In "Social Capital and Development: The Coming Agenda," Francis Fukuyama points out that
there isn't an agreed definition of social capital, so he explains it as "shared norms or values that
promote social cooperation, instantiated in actual social relationships" (Fukuyama, 27), and uses
this definition throughout this paper. He argues that social capital is a necessary precondition for
successful development, but a strong rule of law and basic political institutions are necessary to
build social capital. He believes that a strong social capital is necessary for a strong democracy
and strong economic growth. Familism is a major problem of trust because it fosters a two-tiered
moral system, in which a person must favor the opinions of family members. Fukuyama believes
that bridging social capital (a phrase used by Putnam in Bowling Alone), is essential for a strong
social capital because a broader radius of trust will enable connections across borders of all sorts
and serve as a basis for organizations. Although he points out many problems and possible
solutions in his paper, he does admit that there is still much to be done to build a strong social
capital.
Nahapiet and Ghoshal in their examination of the role of social capital in the creation of
intellectual capital, suggest that social capital should be considered in terms of three clusters:
structural, relational, and cognitive. Carlos García Timón describes that the structural dimensions
of social capital relate to an individual ability to make weak and strong ties to others within a
system. This dimension focuses on the advantages derived from the configuration of an actor's,
either individual or collective, network. The differences between weak and strong ties are
explained by Granovetter. The relational dimension focuses on the character of the connection
between individuals. This is best characterized through trust of others and their cooperation and
the identification an individual has within a network. Hazleton and Kennan added a third angle,
that of communication. Communication is needed to access and use social capital through
exchanging information, identifying problems and solutions, and managing conflict. According
to Boisot and Boland and Tenkasi, meaningful communication requires at least some sharing
context between the parties to such exchange.
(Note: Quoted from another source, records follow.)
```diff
+    }
   }
   __syncthreads();
-  __shared__ float outs[64 * 9];
-  if (g == 0 && ok) {
-#pragma unroll
-    for (int a = 0; a < 36; ++a) v[a] = ((v[a] + red[0][a][cl]) + red[1][a][cl]) + red[2][a][cl];
-    float gv[3][6];
-#pragma unroll
-    for (int b = 0; b < 6; ++b) {
-      float o[3];
-      wino4_gt(wc, v + b, 6, o);
-      gv[0][b] = o[0]; gv[1][b] = o[1]; gv[2][b] = o[2];
-    }
-#pragma unroll
-    for (int a = 0; a < 3; ++a) {
-      float o[3];
-      wino4_gt(wc, gv[a], 1, o);
-      outs[cl * 9 + a * 3 + 0] = o[0]; outs[cl * 9 + a * 3 + 1] = o[1]; outs[cl * 9 + a * 3 + 2] = o[2];
+  {
+    const int cl = threadIdx.x & 63, row = threadIdx.x >> 6;
+    const int m = m0 + row, c = c0 + cl;
+    const bool ok = c < C;
+    if (row < ROWS && m < Mch && ok) {
+      const float* red = reinterpret_cast<const float*>(&part[row][0][0][0]);
+      float v[36];
+#pragma unroll
+      for (int a = 0; a < 36; ++a) v[a] = red[a * 64 + cl];
+#pragma unroll
+      for (int a = 0; a < 36; ++a) v[a] = ((v[a] + red[(36 + a) * 64 + cl]) + red[(72 + a) * 64 + cl]) + red[(108 + a) * 64 + cl];
+      float gv[3][6];
+#pragma unroll
+      for (int b = 0; b < 6; ++b) {
+        float o[3];
+        wino4_gt(wc, v + b, 6, o);
+        gv[0][b] = o[0]; gv[1][b] = o[1]; gv[2][b] = o[2];
+      }
+#pragma unroll
+      for (int a = 0; a < 3; ++a) {
+        float o[3];
+        wino4_gt(wc, gv[a], 1, o);
+        outs[row][cl * 9 + a * 3 + 0] = o[0]; outs[row][cl * 9 + a * 3 + 1] = o[1]; outs[row][cl * 9 + a * 3 + 2] = o[2];
+      }
     }
   }
   __syncthreads();
-  const int c0 = (blockIdx.x % chunks) * 64;
   const int nout = (C - c0 < 64 ? C - c0 : 64) * 9;
-  float* d = dw + ((long)m * C + c0) * 9;
-  for (int i = threadIdx.x; i < nout; i += 256) d[i] = accumulate ? d[i] + outs[i] : outs[i];
+  for (int r = 0; r < ROWS && m0 + r < Mch; ++r) {
+    float* d = dw + ((long)(m0 + r) * C + c0) * 9;
+    for (int i = threadIdx.x; i < nout; i += blockDim.x) d[i] = accumulate ? d[i] + outs[r][i] : outs[r][i];
+  }
 }
 
 struct WinoWgradParams {
@@ -1508,9 +1557,18 @@
     else wino_wgrad_gemm_kernel<2><<<(unsigned)(g.planes * g.MT * g.CT * g.splits), 256, 0, s>>>(p);
   }
   UMPR_LAUNCH_CHECK("wino_wgrad_gemm");
-  if (f4)
-    wino4_wgrad_finish_kernel<<<(unsigned)((long)Cout * ((Cin + 63) / 64)), 256, 0, s>>>(P, g.splits, Cout, Cin, g.Mpad, g.Cpad, dw,
-                                                                                     accumulate, wino4_consts());
+  if (f4) {
+    const long chunks = (Cin + 63) / 64;
+    const unsigned pairs = (unsigned)((Cout + 1) / 2 * chunks);
+    if (g.splits >= 4)
+      wino4_wgrad_finish_kernel<0><<<(unsigned)(Cout * chunks), 384, 0, s>>>(P, g.splits, Cout, Cin, g.Mpad, g.Cpad, dw, accumulate, wino4_consts());
+    else if (g.splits == 3)
+      wino4_wgrad_finish_kernel<3><<<pairs, 192, 0, s>>>(P, g.splits, Cout, Cin, g.Mpad, g.Cpad, dw, accumulate, wino4_consts());
+    else if (g.splits == 2)
+      wino4_wgrad_finish_kernel<2><<<pairs, 192, 0, s>>>(P, g.splits, Cout, Cin, g.Mpad, g.Cpad, dw, accumulate, wino4_consts());
+    else
+      wino4_wgrad_finish_kernel<1><<<pairs, 192, 0, s>>>(P, g.splits, Cout, Cin, g.Mpad, g.Cpad, dw, accumulate, wino4_consts());
+  }
   else if (g.splits >= 8)
     wino_wgrad_finish_wide_kernel<<<(unsigned)((long)Cout * ((Cin + 63) / 64)), 256, 0, s>>>(P, g.splits, Cout, Cin, g.Mpad, g.Cpad,
                                                                                          dw, accumulate);
```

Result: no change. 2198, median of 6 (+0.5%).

The cognitive dimension focusses on the shared meaning and understanding that individuals or
groups have with one another.
A number of scholars have raised concerns about lack of precise definition of social capital.
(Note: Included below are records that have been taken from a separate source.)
#ifdef MFX_STAMPS
    unsigned long long st_acc[8] = {0, 0, 0, 0, 0, 0, 0, 0}, st_last, st_rt0;
    asm volatile("s_memrealtime %0\n\ts_waitcnt lgkmcnt(0)" : "=s"(st_rt0)::"memory");
    asm volatile("s_memtime %0\n\ts_waitcnt lgkmcnt(0)" : "=s"(st_last)::"memory");
#endif
    struct ChunkCtx {
        int64_t out_row;
        int n_live, odd0;
        __amdgpu_buffer_rsrc_t rsrc;
    };
    auto make_ctx = [&](int c) -> ChunkCtx {
        ChunkCtx x;
        const bool valid = c < p.n_chunks;
        const Chunk *chp = p.chunks + (valid ? c : 0);
        const int64_t pcm_off = chp->pcm_off;
        x.out_row = chp->out_row;
        const int n_frames = valid ? chp->n_frames : 0;
        const int64_t rows_left = p.row_limit - x.out_row;
        x.n_live = (int)(rows_left < n_frames ? (rows_left < 0 ? 0 : rows_left) : n_frames);
        const int64_t base_s = CH2 ? pcm_off * 2 : (ALIGNED && !STUFF) ? pcm_off : (pcm_off & ~(int64_t)1);
        x.odd0 = (CH2 || (ALIGNED && !STUFF)) ? 0 : (int)(pcm_off & 1);
        int64_t bytes_left = valid ? (((p.pcm_total - base_s) * 2 + 3) & ~(int64_t)3) : 0;
        if (bytes_left > 0xfffffff0ll) bytes_left = 0xfffffff0ll;
        if (bytes_left < 0) bytes_left = 0;
        const uintptr_t bp = (uintptr_t)(p.pcm + base_s);
        const uint32_t bp_lo = __builtin_amdgcn_readfirstlane((uint32_t)bp);
        const uint32_t bp_hi = __builtin_amdgcn_readfirstlane((uint32_t)(bp >> 32));
        const uint32_t nbytes = __builtin_amdgcn_readfirstlane((uint32_t)bytes_left);
        x.rsrc = __builtin_amdgcn_make_buffer_rsrc((void *)(((uintptr_t)bp_hi << 32) | bp_lo), 0, nbytes, 0x00020000);
        return x;
    };
    auto lane_off = [&](const ChunkCtx &x, int f) -> int {
        if (CH2) return (f * p.shift + (STUFF ? (l >> stuff_sh) : 2 * l)) * 4;
        if (STUFF) return (x.odd0 + f * p.shift + (l >> stuff_sh)) * 2;
        const int s = x.odd0 + f * p.shift + 2 * l;
        return ALIGNED ? s * 2 : (s & ~1) * 2;
    };
    const int block_id = xcd_block_id();
    auto next_index = [&]() -> int {
        int k = 0;
        if (lane == 0) k = __hip_atomic_fetch_add(s_ctr, 1, __ATOMIC_RELAXED, __HIP_MEMORY_SCOPE_WORKGROUP);
        return k;
    };
    auto chunk_of = [&](int k) -> int {
        if (FUSE) return k < chunk_cnt ? chunk_base + k : p.n_chunks;
        const long long c = (long long)block_id + (long long)k * gridDim.x;
        return c < p.n_chunks ? (int)c : p.n_chunks;
    };
    int v_a = next_index(), v_b = next_index(), v_nn = next_index();
    int c_cur = chunk_of(__builtin_amdgcn_readfirstlane(v_a));
    int c_nxt = chunk_of(__builtin_amdgcn_readfirstlane(v_b));
    ChunkCtx ccur = make_ctx(c_cur);
    ChunkCtx cnxt = make_ctx(c_nxt);
    constexpr bool kOneWord = STUFF || (ALIGNED && !CH2);
    PcmRegs<kOneWord, NM> cur;
    auto issue = [&](__amdgpu_buffer_rsrc_t rsrc, int voff) {
        if constexpr (CH2 && STUFF) {
#pragma unroll
            for (int m = 0; m < NM; ++m) cur.d[m] = __builtin_amdgcn_raw_buffer_load_b32(rsrc, voff, (64 >> stuff_sh) * m, 0);
        } else if constexpr (CH2) {
#pragma unroll
            for (int m = 0; m < NM; ++m) {
                const u32x2 d = __builtin_amdgcn_raw_buffer_load_b64(rsrc, voff, 128 * m, 0);
                cur.d[2 * m] = d[0];
                cur.d[2 * m + 1] = d[1];
            }
        } else if constexpr (STUFF) {
            pcm_issue_stuffed<NM>(cur, rsrc, voff, 32 >> stuff_sh);
        } else {
            pcm_issue<ALIGNED, NM>(cur, rsrc, voff);
        }
    };
    issue(ccur.rsrc, lane_off(ccur, slot));

    while (c_cur < p.n_chunks) {
        const int64_t out_row = ccur.out_row;
        const int n_live = ccur.n_live;
        const int odd0 = ccur.odd0;
        for (int f0 = 0; f0 < n_live; f0 += 4) {
            const int f = f0 + slot;
            const bool live = f < n_live;
            const bool last = f0 + 4 >= n_live;

            MFX_STAMP(0);
            float2 a[16];
            const bool odd = !ALIGNED && !STUFF && !CH2 && ((odd0 + f * p.shift) & 1);
            float4 wq[(NM + 1) / 2];
#pragma unroll
            for (int m = 0; m < (NM + 1) / 2; ++m) wq[m] = ((const float4 *)(s_win + l * kTabStride))[m];
#pragma unroll
            for (int m = 0; m < 16; ++m) {
                if (m < NM) {
                    float x0, x1 = 0.f;
                    if constexpr (CH2 && STUFF) {
                        x0 = stereo_mean(cur.d[m]);
                    } else if constexpr (CH2) {
                        x0 = stereo_mean(cur.d[2 * m]);
                        x1 = stereo_mean(cur.d[2 * m + 1]);
                    } else {
                        uint32_t d;
                        if constexpr (ALIGNED || STUFF) {
                            d = cur.d[m];
                        } else {
                            const uint32_t d0 = cur.d[2 * m], d1 = cur.d[2 * m + 1];
                            d = odd ? ((d0 >> 16) | (d1 << 16)) : d0;
                        }
                        x0 = (float)(int)(short)(d & 0xffffu);
                        x1 = (float)((int)d >> 16);
                    }
                    const float2 w = (m & 1) ? make_float2(wq[m >> 1].z, wq[m >> 1].w) : make_float2(wq[m >> 1].x, wq[m >> 1].y);
                    a[m] = STUFF ? make_float2(w.x * x0, 0.f) : make_float2(w.x * x0, w.y * x1);
                } else {
                    a[m] = make_float2(0.f, 0.f);
                }
            }

            issue(last ? cnxt.rsrc : ccur.rsrc, last ? lane_off(cnxt, slot) : lane_off(ccur, f + 4));

            MFX_STAMP(1);
            fft16(a);
            {
                float4 tq[8];
#pragma unroll
                for (int k = 0; k < 8; ++k) tq[k] = lds_read_b128((const float4 *)(s_tw + l * kTabStride) + k);
#pragma unroll
                for (int k = 0; k < 16; k += 2) {
                    const float4 t = tq[k >> 1];
                    if (k > 0) a[k] = cmul(a[k], make_float2(t.x, t.y));
                    a[k + 1] = cmul(a[k + 1], make_float2(t.z, t.w));
                }
            }

            MFX_STAMP(2);
#pragma unroll
            for (int k = 0; k < 16; ++k) ((float2 *)(xb + (k ^ odd_slot) * 32))[l ^ (k & 14)] = a[k];
            wave_sync();
#pragma unroll
            for (int j = 0; j < 8; ++j) {
                const float4 v = ((const float4 *)(xb + (l ^ odd_slot) * 32))[j ^ (l >> 1)];
                a[2 * j] = make_float2(v.x, v.y);
                a[2 * j + 1] = make_float2(v.z, v.w);
            }
            wave_sync();

            MFX_STAMP(3);
#if !defined(MFX_ABLATE) || MFX_ABLATE < 3
            fft16(a);
#endif

            MFX_STAMP(4);
            float mag_k[8], mag_p[8];
#if defined(MFX_ABLATE) && MFX_ABLATE >= 2
#pragma unroll
            for (int pp = 0; pp < 8; ++pp) {
                mag_k[pp] = a[pp].x + a[pp].y;
                mag_p[pp] = a[15 - pp].x + a[15 - pp].y;
            }
            const float mag128 = 0.f;
#else
            const float m128r = a[8].x + a[8].x, m128i = a[8].y + a[8].y;
            const float mag128 = __builtin_amdgcn_sqrtf(m128r * m128r + m128i * m128i);
            float4 csq[4];
#pragma unroll
            for (int j = 0; j < 4; ++j) csq[j] = ((const float4 *)(s_split + l * kSplitStride))[j];
#pragma unroll
            for (int pp = 0; pp < 8; ++pp) {
                const float zr = row_partner_own0(a[(16 - pp) & 15].x, a[15 - pp].x);
                const float zi = row_partner_own0(a[(16 - pp) & 15].y, a[15 - pp].y);
                const float2 cs = (pp & 1) ? make_float2(csq[pp >> 1].z, csq[pp >> 1].w) : make_float2(csq[pp >> 1].x, csq[pp >> 1].y);
                const float sr = a[pp].x + zr, si = a[pp].y - zi;
                const float dr = a[pp].x - zr, di = a[pp].y + zi;
                const float tr = cs.x * dr - cs.y * di;
                const float ti = cs.x * di + cs.y * dr;
                const float xr = sr + tr, xi = si + ti;
                const float yr = sr - tr, yi = si - ti;
                mag_k[pp] = __builtin_amdgcn_sqrtf(xr * xr + xi * xi);
                mag_p[pp] = __builtin_amdgcn_sqrtf(yr * yr + yi * yi);
            }
#endif

            MFX_STAMP(5);
            if (TO_SPEC) {
                if (live) {
                    float *dst = p.spec + (out_row + f) * (int64_t)p.spec_pitch;
#pragma unroll
                    for (int pp = 0; pp < 8; ++pp) {
                        if (!STUFF || l + 16 * pp <= (128 >> stuff_sh)) dst[l + 16 * pp] = mag_k[pp];
                        if (!STUFF) dst[256 - l - 16 * pp] = mag_p[pp];
                    }
                    if (l == 0 && (!STUFF || stuff_sh == 0)) dst[128] = mag128;
                }
            } else {
#if defined(MFX_ABLATE) && MFX_ABLATE >= 1
                {
                    float acc = mag128;
#pragma unroll
                    for (int pp = 0; pp < 8; ++pp) acc += mag_k[pp] + mag_p[pp];
                    float *dstx = p.feat + (out_row + (live ? f : 0)) * (int64_t)p.feat_pitch;
                    if (live && l < cols) dstx[l] = acc;
                    continue;
                }
#endif
                float *mg0 = xb + 32 * (slot & 1);
                {
                    float *mlo = mg0 + l, *mhi = mg0 + (144 - l);
#pragma unroll
                    for (int pp = 0; pp < 8; ++pp) mlo[16 * pp] = mag_k[pp];
#pragma unroll
                    for (int pp = 0; pp < 8; ++pp) mhi[16 * pp] = mag_p[7 - pp];
                    if (l == 0) mg0[128] = mag128;
                }
                wave_sync();

                const float *wrow = s_melw + l * RS;
                float *dst = p.feat + (out_row + f0) * (int64_t)p.feat_pitch + slot * p.feat_pitch;
                if (p.dct_mode == 1) {
                    float *lm = xb + kMelOff + 8 * slot;
                    const int2 *mmeta = (const int2 *)s_mmeta + l;
                    for (int r = 0; r < rounds; ++r) {
                        const int L = p.mel_L[r];
                        const int2 mt = *mmeta;
                        mmeta += 16;
                        const float *mg = mg0 + mt.x;
                        const int fid = mt.y;
                        float acc = 0.f;
                        for (int s = 0; s < L; s += 8) {
                            float4 w[2];
                            float2 mm[4];
#pragma unroll
                            for (int q = 0; q < 2; ++q) w[q] = *(const float4 *)(wrow + s + 4 * q);
#pragma unroll
                            for (int q = 0; q < 4; ++q) mm[q] = lds_read_b64((const float2 *)(mg + s + 2 * q));
#pragma unroll
                            for (int q = 0; q < 2; ++q) {
                                acc += w[q].x * mm[2 * q].x;
                                acc += w[q].y * mm[2 * q].y;
                                acc += w[q].z * mm[2 * q + 1].x;
                                acc += w[q].w * mm[2 * q + 1].y;
                            }
                        }
                        wrow += L;
                        lm[fid] = MFX_LOG(fmaxf(acc, 1e-30f));
                    }
                    wave_sync();
#if MFX_DCT_QUARTERS
                    const float4 *aq = (const float4 *)(s_wave + (lane & 3) * (kSlot + 8) + kMelOff + kDctQPad * slot);
                    const float4 *bq = (const float4 *)(s_dct + lane * kDctRow);
                    const float4 a0 = aq[0], a1 = aq[1], a2 = aq[2];
                    const float4 dq0 = bq[0], dq1 = bq[1], dq2 = bq[2];
                    f32x4 dacc = {0.f, 0.f, 0.f, 0.f}, dacc2 = {0.f, 0.f, 0.f, 0.f};
                    dacc = __builtin_amdgcn_mfma_f32_4x4x1f32(a0.x, dq0.x, dacc, 0, 0, 0);
                    dacc2 = __builtin_amdgcn_mfma_f32_4x4x1f32(a0.y, dq0.y, dacc2, 0, 0, 0);
                    dacc = __builtin_amdgcn_mfma_f32_4x4x1f32(a0.z, dq0.z, dacc, 0, 0, 0);
                    dacc2 = __builtin_amdgcn_mfma_f32_4x4x1f32(a0.w, dq0.w, dacc2, 0, 0, 0);
                    dacc = __builtin_amdgcn_mfma_f32_4x4x1f32(a1.x, dq1.x, dacc, 0, 0, 0);
                    dacc2 = __builtin_amdgcn_mfma_f32_4x4x1f32(a1.y, dq1.y, dacc2, 0, 0, 0);
                    dacc = __builtin_amdgcn_mfma_f32_4x4x1f32(a1.z, dq1.z, dacc, 0, 0, 0);
                    dacc2 = __builtin_amdgcn_mfma_f32_4x4x1f32(a1.w, dq1.w, dacc2, 0, 0, 0);
                    dacc = __builtin_amdgcn_mfma_f32_4x4x1f32(a2.x, dq2.x, dacc, 0, 0, 0);
                    dacc2 = __builtin_amdgcn_mfma_f32_4x4x1f32(a2.y, dq2.y, dacc2, 0, 0, 0);
                    const auto r01 = __builtin_amdgcn_permlane16_swap(__float_as_uint(dacc[0] + dacc2[0]), __float_as_uint(dacc[1] + dacc2[1]), false, false);
                    const auto r23 = __builtin_amdgcn_permlane16_swap(__float_as_uint(dacc[2] + dacc2[2]), __float_as_uint(dacc[3] + dacc2[3]), false, false);
                    const float s01 = __uint_as_float(r01[0]) + __uint_as_float(r01[1]);
                    const float s23 = __uint_as_float(r23[0]) + __uint_as_float(r23[1]);
                    const auto rr = __builtin_amdgcn_permlane32_swap(__float_as_uint(s01), __float_as_uint(s23), false, false);
                    const float outv = __uint_as_float(rr[0]) + __uint_as_float(rr[1]);
#else
                    const float *arow = s_wave + (l >> 2) * (kSlot + 8) + kMelOff + slot;
                    const float4 *bq = (const float4 *)(s_dct + lane * kDctRow);
                    const float4 dq0 = bq[0], dq1 = bq[1], dq2 = bq[2];
                    const float dctb[12] = {dq0.x, dq0.y, dq0.z, dq0.w, dq1.x, dq1.y, dq1.z, dq1.w, dq2.x, dq2.y, dq2.z, dq2.w};
                    f32x4 dacc = {0.f, 0.f, 0.f, 0.f}, dacc2 = {0.f, 0.f, 0.f, 0.f};
#pragma unroll
                    for (int j = 0; j < kDctSteps; j += 2) {
                        dacc = __builtin_amdgcn_mfma_f32_16x16x4f32(arow[4 * j], dctb[j], dacc, 0, 0, 0);
                        dacc2 = __builtin_amdgcn_mfma_f32_16x16x4f32(arow[4 * j + 4], dctb[j + 1], dacc2, 0, 0, 0);
                    }
                    const float outv = dacc[0] + dacc2[0];
#endif
                    if (live && (l < cols || p.feat_pitch == 16)) dst[l] = outv;
                } else {
                    float *melbuf = xb + kMelOff;
                    const int2 *mmeta = (const int2 *)s_mmeta + l;
                    for (int r = 0; r < rounds; ++r) {
                        const int L = p.mel_L[r];
                        const int2 mt = *mmeta;
                        mmeta += 16;
                        const float *mg = mg0 + mt.x;
                        const int fid = mt.y;
                        float acc = 0.f;
                        for (int s = 0; s < L; s += 4) {
                            const float4 w = *(const float4 *)(wrow + s);
                            const float2 m0 = *(const float2 *)(mg + s);
                            const float2 m1 = *(const float2 *)(mg + s + 2);
                            acc += w.x * m0.x;
                            acc += w.y * m0.y;
                            acc += w.z * m1.x;
                            acc += w.w * m1.y;
                        }
                        wrow += L;
                        if (fid >= 0) melbuf[fid] = MFX_LOG(fmaxf(acc, 1e-30f));
                    }
                    wave_sync();
                    for (int c0 = 0; c0 < cols; c0 += 16) {
                        const int cc = c0 + l;
                        const bool act = cc < cols;
                        float acc;
                        if (p.dct) {
                            const float *dm = s_dct + (act ? cc : 0) * DS;
                            acc = 0.f;
                            for (int m = 0; m < nb_pad; m += 4) {
                                const float4 mv = *(const float4 *)(melbuf + m);
                                const float4 dv = *(const float4 *)(dm + m);
                                acc += mv.x * dv.x;
                                acc += mv.y * dv.y;
                                acc += mv.z * dv.z;
                                acc += mv.w * dv.w;
                            }
                        } else {
                            acc = melbuf[act ? cc : 0];
                        }
                        if (live && act) dst[cc] = acc;
                    }
                }
                wave_sync();
            }
            MFX_STAMP(6);
        }
        if (n_live <= 0) issue(cnxt.rsrc, lane_off(cnxt, slot));
        if (FUSE) {
            __builtin_amdgcn_fence(__ATOMIC_RELEASE, "workgroup");
            const int kk = c_cur - chunk_base;
            if (lane == 0)
                __hip_atomic_fetch_or(&s_done[kk >> 5], 1u << (kk & 31), __ATOMIC_RELAXED, __HIP_MEMORY_SCOPE_WORKGROUP);
        }
        c_cur = c_nxt;
        ccur = cnxt;
        asm volatile("" : "+v"(v_nn));
        c_nxt = chunk_of(__builtin_amdgcn_readfirstlane(v_nn));
        cnxt = make_ctx(c_nxt);
        v_nn = next_index();
    }
#ifdef MFX_STAMPS
    if (lane == 0 && p.spec) {
        unsigned long long *o = (unsigned long long *)p.spec + (size_t)(blockIdx.x * kWaves + wave) * 8;
        unsigned long long st_rt1;
        asm volatile("s_memrealtime %0\n\ts_waitcnt lgkmcnt(0)" : "=s"(st_rt1)::"memory");
        st_acc[7] = st_rt1 - st_rt0;
        for (int i = 0; i < 8; ++i) o[i] = st_acc[i];
    }
#endif
}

Portes, for example, noted that the term has become so widely used, including in mainstream
media, that "the point is approaching at which social capital comes to be applied to so many
events and in so many different contexts as to lose any distinct meaning." Robison, Schmid, and
Siles reviewed various definitions of social capital and concluded that many did not satisfy the
formal requirement of a definition. They noted that definitions must be of the form A=B while
many definition of social capital described what it can be used to achieve, where it resides, how
it can be created, and what it can transform. In addition, they argue that many proposed
definition of social capital fail to satisfy the requirements of capital. They propose that social
capital be defined as "sympathy". The object of another's sympathy has social capital. Those who
have sympathy for others provide social capital. One of the main advantages of having social
capital is that it provides access to resources on preferential terms. Their definition of sympathy
follows that used by Adam Smith, the title of his first chapter in the "Theory of Moral
Sentiments."
A network-based conception can also be used for characterizing the social capital of
collectivities (such as organizations or business clusters).